Le Sénat s’attendait à une audition tendue sur les coupes à la Santé. Il a eu droit à un happening militant sous stéroïdes médiatiques. Ben Cohen, co-fondateur de Ben & Jerry’s et figure bien connue du progressisme américain, a été arrêté en pleine session du Sénat mercredi, alors qu’il interrompait violemment l’audition du secrétaire à la Santé et aux Services sociaux, Robert F. Kennedy Jr.
Les récents échanges explosifs avec des élus démocrates, notamment la sénatrice Patty Murray et la représentante Bonnie Watson Coleman, révèlent une administration sous tension, en pleine bataille sur les coupes budgétaires, la gestion des programmes sociaux, et la santé publique des enfants.
La bataille pour l’âme de l’administration fédérale, entre conservatisme budgétaire et exigence sociale, est ouverte — avec des enjeux de taille pour la stabilité institutionnelle, la santé des citoyens, et la confiance dans la classe politique. Comme l’a rappelé RFK Jr. lui-même, en invoquant Martin Luther King et la nécessité d’une Amérique sans couleur ni division, c’est un véritable combat idéologique qui se joue. Mais la question reste : à quel prix ?
“RFK tue avec haine!” : BEN & JERRY’S, la glace politique aux saveurs militantes
Dès les premières minutes de la déclaration liminaire de Kennedy, la tension est montée d’un cran. « RFK kills people with hate ! » a crié un manifestant, immédiatement relayé par une poignée de protestataires galvanisés. Le message – répété tel un mantra accusateur – visait directement les positions controversées de Kennedy sur les vaccins, la santé publique, et sa ligne de fracture avec les progressistes.

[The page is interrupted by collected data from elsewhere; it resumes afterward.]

template <class C>
struct LdsContig {
  typedef LgRec<C>  R;
  typedef FSetT<C>  Set;
  typedef CkMap<C>  M;
  static const unsigned SW  = C::SETW;
  static const unsigned IDB = C::ID_BITS;
  static const unsigned IDM = (1u << C::ID_BITS) - 1u;
  static const unsigned UPL = C::UNUSED_DW / 64;
  const AsmParams& P;
  const LgParams&  G;
  char*            lds;
  const uint8_t*   slab;
  FRec8*           nodes;
  Set*             pool;
  uint8_t*         rd1;
  uint32_t*        unused_bits;
  uint16_t *       tent, *slotNode, *sib, *sovf, *povf;
  LgSlab           SL;
  uint8_t*         tbl;
  uint32_t*        lane_seq;
  uint64_t*        lane_bits;
  int32_t*         lane_meta;
  uint64_t*        lane_log;
  unsigned         lane, nNormal, W, k, nNodes, nFat, nEligible, nSpec, nSib, nSovf, nPovf, codeWords, nCand, maxLen, seqWords;
  bool             acyclic;
  bool             cyclic, anyRep;
  unsigned         nPseudo, nCore, visDw;
  uint32_t *       coreBits, *repBits, *vis;
  uint16_t*        corePrefix;
  unsigned         candSlotV;
  uint64_t         tMark;
  unsigned         shareBytes;

  WV_DEV LdsContig(const AsmParams& p, const LgParams& g, char* base, uint8_t* ws) : P(p), G(g), lds(base)
  {
    lane        = unsigned(wv::lane());
    unused_bits = reinterpret_cast<uint32_t*>(lds + M::UNUSED);
    tent        = reinterpret_cast<uint16_t*>(lds + M::TENT);
    slotNode    = reinterpret_cast<uint16_t*>(lds + M::SLOTND);
    tbl         = reinterpret_cast<uint8_t*>(lds + M::TBL);
    sib         = reinterpret_cast<uint16_t*>(lds + M::SIB);
    sovf        = reinterpret_cast<uint16_t*>(lds + M::SOVF);
    povf        = reinterpret_cast<uint16_t*>(lds + M::POVF);
    nodes       = reinterpret_cast<FRec8*>(lds + M::RECS);
    pool        = nullptr;
    rd1         = nullptr;
    const CkWsLayout L = ckWorkspaceLayout(SW);
    lane_seq  = reinterpret_cast<uint32_t*>(ws + L.lane_seq);
    lane_bits = reinterpret_cast<uint64_t*>(ws + L.lane_bits);
    lane_meta = reinterpret_cast<int32_t*>(ws + L.lane_meta);
    lane_log  = reinterpret_cast<uint64_t*>(ws + L.lane_log);
    maxLen    = p.max_contig_len;
    seqWords  = CK_SEQ_WORDS;
    candSlotV = 0;
    nCand     = 0;
    shareBytes = 0;
    cyclic = anyRep = false;
    nPseudo = nCore = visDw = 0;
    coreBits = repBits = vis = nullptr;
    corePrefix = nullptr;
  }

  WV_DEV void tick(const int phase)
  {
#if defined(MANTA_ASM_PROFILE) && !defined(MANTA_LG_PROFILE_GRAPH)
    const uint64_t now = wv::clock();
    if (P.phase_cycles && lane == 0) wv::atomic_add(&P.phase_cycles[phase], (unsigned long long)(now - tMark));
    tMark = now;
#else
    (void)phase;
#endif
  }

  WV_DEV bool isUnused(const unsigned nd) const { return (unused_bits[nd >> 5] >> (nd & 31)) & 1u; }
  WV_DEV char*    scratch() const { return lds + M::RECS + ((8 * nNodes + 15) & ~15u) + (C::BIG ? ((nNodes + 15) & ~15u) : 0u); }

  WV_DEV unsigned onlyRead(const unsigned nd, const FRec8 w) const { return C::BIG ? unsigned(rd1[nd]) : lg8Read(w); }
  WV_DEV Set supOf(const unsigned nd, const FRec8 w) const
  {
    Set s;
    if (nd < nFat) {
      s = pool[nd];
    } else {
      const unsigned ref = onlyRead(nd, w);
      for (unsigned q = 0; q < SW; ++q) s.w[q] = ((ref >> 6) == q) ? (uint64_t(1) << (ref & 63)) : 0;
    }
    return s;
  }
  WV_DEV uint64_t succOf(const unsigned nd, const FRec8 w) const { return R::links(w, nd, true, sovf, nSovf); }
  WV_DEV uint64_t predOf(const unsigned nd, const FRec8 w) const { return R::links(w, nd, false, povf, nPovf); }
  WV_DEV static unsigned popSet(const Set& a)
  {
    unsigned n = 0;
    for (unsigned q = 0; q < SW; ++q) n += unsigned(wv::popc(a.w[q]));
    return n;
  }
  WV_DEV static Set setAnd(const Set& a, const Set& b)
  {
    Set r;
    for (unsigned q = 0; q < SW; ++q) r.w[q] = a.w[q] & b.w[q];
    return r;
  }
  WV_DEV static Set setAndNot(const Set& a, const Set& b)
  {
    Set r;
    for (unsigned q = 0; q < SW; ++q) r.w[q] = a.w[q] & ~b.w[q];
    return r;
  }
  WV_DEV static void setOrIn(Set& a, const Set& b)
  {
    for (unsigned q = 0; q < SW; ++q) a.w[q] |= b.w[q];
  }
  WV_DEV static Set setZero()
  {
    Set r;
    for (unsigned q = 0; q < SW; ++q) r.w[q] = 0;
    return r;
  }
  WV_DEV static Set setSel(const bool c, const Set& a, const Set& b)
  {
    Set r;
    for (unsigned q = 0; q < SW; ++q) r.w[q] = c ? a.w[q] : b.w[q];
    return r;
  }

  WV_DEV bool load(const unsigned locus)
  {
    slab            = G.arena + G.slab_off[locus];
    const LgHdr* gh = reinterpret_cast<const LgHdr*>(slab);
    nNodes          = wv::first(gh->nNodes);
    nFat            = wv::first(gh->nFat);
    k               = wv::first(gh->k);
    nNormal         = wv::first(gh->nNormal);
    nEligible       = wv::first(gh->nEligible);
    nSpec           = wv::first(gh->nSpec);
    nSib            = wv::first(gh->nSib);
    nSovf           = wv::first(gh->nSovf);
    nPovf           = wv::first(gh->nPovf);
    codeWords       = wv::first(gh->codeWords);
    W               = wv::first(gh->W);
    acyclic         = wv::first(gh->acyclic) != 0;
    cyclic          = C::BIG && wv::first(gh->cyclic) != 0;
    nPseudo         = C::BIG ? wv::first(gh->nPseudo) : 0u;
    nCore           = cyclic ? wv::first(gh->nCore) : 0u;
    if (wv::first(gh->need) > P.lds_bytes || nNodes > C::MAX_NODES) return false;
    SL               = lgSlabOf<C>(nNodes, nFat, codeWords);
    const FRec8* gRec = reinterpret_cast<const FRec8*>(slab + SL.recs);
    for (unsigned i = lane; i < nNodes; i += 64) nodes[i] = gRec[i];
    if (C::BIG) {
      rd1                 = reinterpret_cast<uint8_t*>(lds + M::RECS + ((8 * nNodes + 15) & ~15u));
      const uint32_t* g4  = reinterpret_cast<const uint32_t*>(slab + SL.rd1);
      uint32_t*       l4  = reinterpret_cast<uint32_t*>(rd1);
      for (unsigned i = lane; i < (nNodes + 3) / 4; i += 64) l4[i] = g4[i];
    }
    const uint16_t* gt = reinterpret_cast<const uint16_t*>(slab + SL.sib);
    for (unsigned i = lane; i < 4 * (LG_SIB_CAP + 2 * C::OVF_CAP); i += 64) sib[i] = gt[i];
    for (unsigned u = 0; u < UPL; ++u) {
      const unsigned d = UPL * lane + u, lo = 32 * d;
      unused_bits[d]   = (nEligible >= lo + 32) ? 0xffffffffu : ((nEligible > lo) ? ((1u << (nEligible - lo)) - 1u) : 0u);
    }
    if (cyclic) {
      char* x    = scratch() + 8 * SW * (nFat ? nFat : 1u);
      coreBits   = reinterpret_cast<uint32_t*>(x);
      corePrefix = reinterpret_cast<uint16_t*>(x + 4 * C::UNUSED_DW);
      repBits    = reinterpret_cast<uint32_t*>(x + 6 * C::UNUSED_DW);
      vis        = reinterpret_cast<uint32_t*>(x + 10 * C::UNUSED_DW);
      visDw      = (nCore + 31) / 32;
      const uint32_t* gf = reinterpret_cast<const uint32_t*>(slab + SL.flags);
      unsigned        c  = 0;
      uint32_t        cb[UPL];
      for (unsigned u = 0; u < UPL; ++u) {
        const unsigned d = UPL * lane + u;
        cb[u]            = gf[d];
        coreBits[d]      = cb[u];
        repBits[d]       = gf[C::UNUSED_DW + d];
        c += unsigned(wv::popc(cb[u]));
      }
      unsigned inc = c;
      for (int off = 1; off < 64; off <<= 1) {
        const unsigned o = wv::shfl(inc, int(lane) - off);
        if (int(lane) >= off) inc += o;
      }
      unsigned at = inc - c;
      for (unsigned u = 0; u < UPL; ++u) {
        corePrefix[UPL * lane + u] = uint16_t(at);
        at += unsigned(wv::popc(cb[u]));
      }
      wv::sync();
      for (unsigned u = 0; u < UPL; ++u) {
        uint32_t b32 = cb[u];
        while (b32) {
          const unsigned b = unsigned(wv::ctz(uint64_t(b32)));
          b32 &= b32 - 1;
          nodes[32 * (UPL * lane + u) + b] |= FRec8(1) << 63;
        }
      }
    }
    wv::sync();
    return true;
  }
  WV_DEV static bool coreFlag(const FRec8 w) { return C::BIG && (w >> 63) != 0; }
  WV_DEV unsigned    coreIndex(const unsigned nd) const
  {
    return unsigned(corePrefix[nd >> 5]) + unsigned(wv::popc(coreBits[nd >> 5] & ((1u << (nd & 31)) - 1u)));
  }
  WV_DEV const Set*      gPool() const { return reinterpret_cast<const Set*>(slab + SL.pool); }
  WV_DEV const uint16_t* gSpecList() const { return reinterpret_cast<const uint16_t*>(slab + SL.spec); }
  WV_DEV const uint16_t* gPb() const { return reinterpret_cast<const uint16_t*>(slab + SL.pb); }
  WV_DEV const uint32_t* gCodes() const { return reinterpret_cast<const uint32_t*>(slab + SL.codes); }

  WV_DEV void loadPool()
  {
    pool              = reinterpret_cast<Set*>(scratch());
    const Set* gp     = gPool();
    for (unsigned i = lane; i < nFat; i += 64) pool[i] = gp[i];
    if (nFat == 0 && lane == 0) pool[0] = setZero();
    wv::sync();
  }

  WV_DEV bool graphHasCycle()
  {
    const unsigned stDw = (nNodes + 3) / 4;
    uint32_t*      st    = reinterpret_cast<uint32_t*>(scratch());
    uint32_t*      qTail = st + stDw;
    uint16_t*      queue = reinterpret_cast<uint16_t*>(qTail + 4);
    if (lane == 0) *qTail = 0;
    for (unsigned w = lane; w < stDw; w += 64) st[w] = 0;
    wv::sync();
    for (unsigned nb = 0; nb < nNodes; nb += 64) {
      const unsigned nd = nb + lane;
      if (nd >= nNodes) continue;
      const FRec8    w  = nodes[nd];
      const uint64_t sl = succOf(nd, w), pl = predOf(nd, w);
      unsigned       id = 0, od = 0;
      for (unsigned c = 0; c < 4; ++c) {
        const unsigned s = R::linkId(sl, c), p = R::linkId(pl, c);
        if (s != ASM_NONE && s != nd) od++;
        if (p != ASM_NONE && p != nd) id++;
      }
      const bool     src = (id == 0 || od == 0);
      const unsigned v   = id | (od << 3) | (src ? 0x40u : 0u);
      wv::atomic_or(&st[nd >> 2], v << (8 * (nd & 3)));
      if (src) queue[wv::atomic_add(qTail, 1u)] = uint16_t(nd);
    }
    wv::sync();
    unsigned head = 0, removed = 0;
    while (true) {
      const unsigned tail = wv::first(wv::atomic_load(qTail));
      if (tail == head) break;
      removed += tail - head;
      for (unsigned i = head + lane; i < tail; i += 64) {
        const unsigned nd = queue[i];
        const FRec8    w  = nodes[nd];
        const uint64_t sl = succOf(nd, w), pl = predOf(nd, w);
        for (unsigned c = 0; c < 4; ++c) {
          const unsigned s = R::linkId(sl, c);
          if (s != ASM_NONE && s != nd) {
            const unsigned sh  = 8 * (s & 3);
            const unsigned old = wv::atomic_sub(&st[s >> 2], 1u << sh) >> sh;
            if ((old & 0x7u) == 1u && !(wv::atomic_or(&st[s >> 2], 0x40u << sh) & (0x40u << sh))) queue[wv::atomic_add(qTail, 1u)] = uint16_t(s);
          }
          const unsigned p = R::linkId(pl, c);
          if (p != ASM_NONE && p != nd) {
            const unsigned sh  = 8 * (p & 3);
            const unsigned old = wv::atomic_sub(&st[p >> 2], 8u << sh) >> sh;
            if ((old & 0x38u) == 8u && !(wv::atomic_or(&st[p >> 2], 0x40u << sh) & (0x40u << sh))) queue[wv::atomic_add(qTail, 1u)] = uint16_t(p);
          }
        }
      }
// ... 64 lines not shown
    unsigned ent[WIN], lab[WIN];
    for (unsigned h = 0; h < WIN; ++h) {
      const unsigned i = lane + 64 * h;
      ent[h]           = (i < nW) ? unsigned(tent[i]) : ASM_NONE;
      unsigned cur     = (i < nW) ? ent[h] : 0u;
      for (unsigned steps = 0; steps < 256 && i < nW; ++steps) {
        const FRec8    w  = nodes[cur];
        const unsigned f0 = R::succ(w, 0);
        if (f0 == 0 || R::succ(w, 1) != 0 || R::sOvf(w) || f0 - 1 == cur) break;
        const FRec8 wn = nodes[f0 - 1];
        if (R::pred(wn, 1) != 0 || R::pOvf(wn)) break;
        cur = f0 - 1;
      }
      lab[h] = (i < nW) ? cur : (ASM_NONE - 1u - i);
    }
    bool dup[WIN];
    for (unsigned h = 0; h < WIN; ++h) dup[h] = false;
    for (unsigned g = 0; g < WIN; ++g) {
      const unsigned gEnd = (nW > 64 * g) ? ((nW - 64 * g < 64) ? (nW - 64 * g) : 64u) : 0u;
      for (unsigned j = 0; j < gEnd; ++j) {
        const unsigned v = wv::readlane(lab[g], int(j));
        for (unsigned h = g; h < WIN; ++h)
          if (64 * g + j < lane + 64 * h && v == lab[h] && lane + 64 * h >= PLAIN) dup[h] = true;
      }
    }
    unsigned base = 0;
    uint64_t keepM[WIN];
    for (unsigned h = 0; h < WIN; ++h) keepM[h] = wv::ballot(ent[h] != ASM_NONE && !dup[h]);
#ifdef MANTA_WAVE_EMU
    if (emuWhy()) {
      for (unsigned h = 0; h < WIN; ++h)
        if (ent[h] != ASM_NONE) {
          dbg().looked.insert(ent[h]);
          if (dup[h]) dbg().dropped.insert(ent[h]);
        }
    }
#endif
    const uint64_t below = (uint64_t(1) << lane) - 1;
    wv::sync();
    for (unsigned h = 0; h < WIN; ++h) {
      if ((keepM[h] >> lane) & 1u) tent[base + unsigned(wv::popc(keepM[h] & below))] = uint16_t(ent[h]);
      base += unsigned(wv::popc(keepM[h]));
    }
    wv::sync();
    return (base < 64) ? base : 64u;
  }

  struct Cand {
    FRec8 w;
    Set   s;
  };

  WV_DEV FRec8    candRec(const unsigned f) const { return nodes[f ? f - 1 : 0]; }
  WV_DEV Set      candPool(const unsigned f) const { return pool[(f != 0 && f - 1 < nFat) ? f - 1 : 0u]; }
  WV_DEV unsigned candRd1(const unsigned f) const { return C::BIG ? unsigned(rd1[f ? f - 1 : 0]) : 0u; }
  WV_DEV Set      candSup(const unsigned f, const FRec8 w, const Set& p, const unsigned r1) const
  {
    const unsigned ref  = C::BIG ? r1 : lg8Read(w);
    const bool     fat  = f != 0 && f - 1 < nFat;
    const uint64_t useM = fat ? ~uint64_t(0) : 0;
    const uint64_t bit  = uint64_t((f != 0 && !fat) ? 1u : 0u) << (ref & 63);
    Set            s;
    if (SW == 2) {
      const uint64_t hiM = (ref & 64u) ? ~uint64_t(0) : 0;
      s.w[0]             = (p.w[0] & useM) | (bit & ~hiM);
      s.w[1]             = (p.w[1] & useM) | (bit & hiM);
    } else {
      for (unsigned q = 0; q < SW; ++q) s.w[q] = (p.w[q] & useM) | (((ref >> 6) == q) ? bit : 0);
    }
    return s;
  }
  WV_DEV Cand loadCand(const unsigned f) const
  {
    Cand           c;
    const Set      p  = candPool(f);
    const unsigned r1 = candRd1(f);
    c.w               = candRec(f);
    c.s               = candSup(f, c.w, p, r1);
    return c;
  }

  WV_DEV void walkSlots(const uint64_t walkMask)
  {
    const bool has = (walkMask >> lane) & 1u;
    LG_STAT(1, 1);
    LG_STAT(2, unsigned(wv::popc(walkMask)));
    const unsigned seed = has ? unsigned(slotNode[lane]) : 0u;
    uint64_t* const logBuf   = lane_log + lane;
    uint64_t        logAcc   = seed;
    uint32_t* const rightBuf = lane_seq + lane;
    uint32_t* const leftBuf  = lane_seq + 64 + lane;
    uint32_t       accR = 0, accL = 0;
    Set            S = setZero(), RJ = setZero();
    bool           active = has, rep = false, tooLong = false;
    unsigned       mode = 0, cur = seed, consOffset = 0, nLeft = 0, nRight = 0;
    int            consEnd = 0, consBegin = 0;
    FRec8          seedRec = 0;
    if (cyclic && has)
      for (unsigned w = 0; w < visDw; ++w) vis[w * 64 + lane] = 0;
    if (has) {
      seedRec = nodes[seed];
      S       = supOf(seed, seedRec);
      const bool repeatSeed = R::selfLoop(seedRec) || (cyclic && ((repBits[seed >> 5] >> (seed & 31)) & 1u));
      if (repeatSeed) {
        rep    = true;
        active = false;
      } else {
// ... 856 lines not shown
    wv::sync();
    if (rc == CK_PUNT && wv::lane() == 0) P.punt_ids[wv::atomic_add(P.punt_count, 1u)] = locus;
    wv::sync();
  }
}
#if !MANTA_TU_DEFINES(MANTA_TU_CONTIG)
WV_KERNEL_SINGLE WV_WAVES_PER_SIMD(2) void contig_kernel(const LgArgs A);
#else
WV_KERNEL_SINGLE WV_WAVES_PER_SIMD(2) void contig_kernel(const LgArgs A)
{
  contigKernelBody<LgS>(A);
}
#endif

Ben Cohen faisait partie des sept personnes arrêtées par la United States Capitol Police. Selon le rapport officiel, Cohen a été interpellé pour obstruction. D’autres manifestants font face à des charges plus lourdes, notamment résistance à l’arrestation et agression d’agents fédéraux. Les images le montrent, escorté de force hors de la salle, menotté, sous les regards stupéfaits du comité.
Le président de la commission, le sénateur républicain Bill Cassidy (Louisiane), a suspendu la session dans la foulée. « C’était un moment taillé pour C-SPAN », a-t-il ironisé, soulignant le caractère théâtral de l’intervention (Source : Fox News)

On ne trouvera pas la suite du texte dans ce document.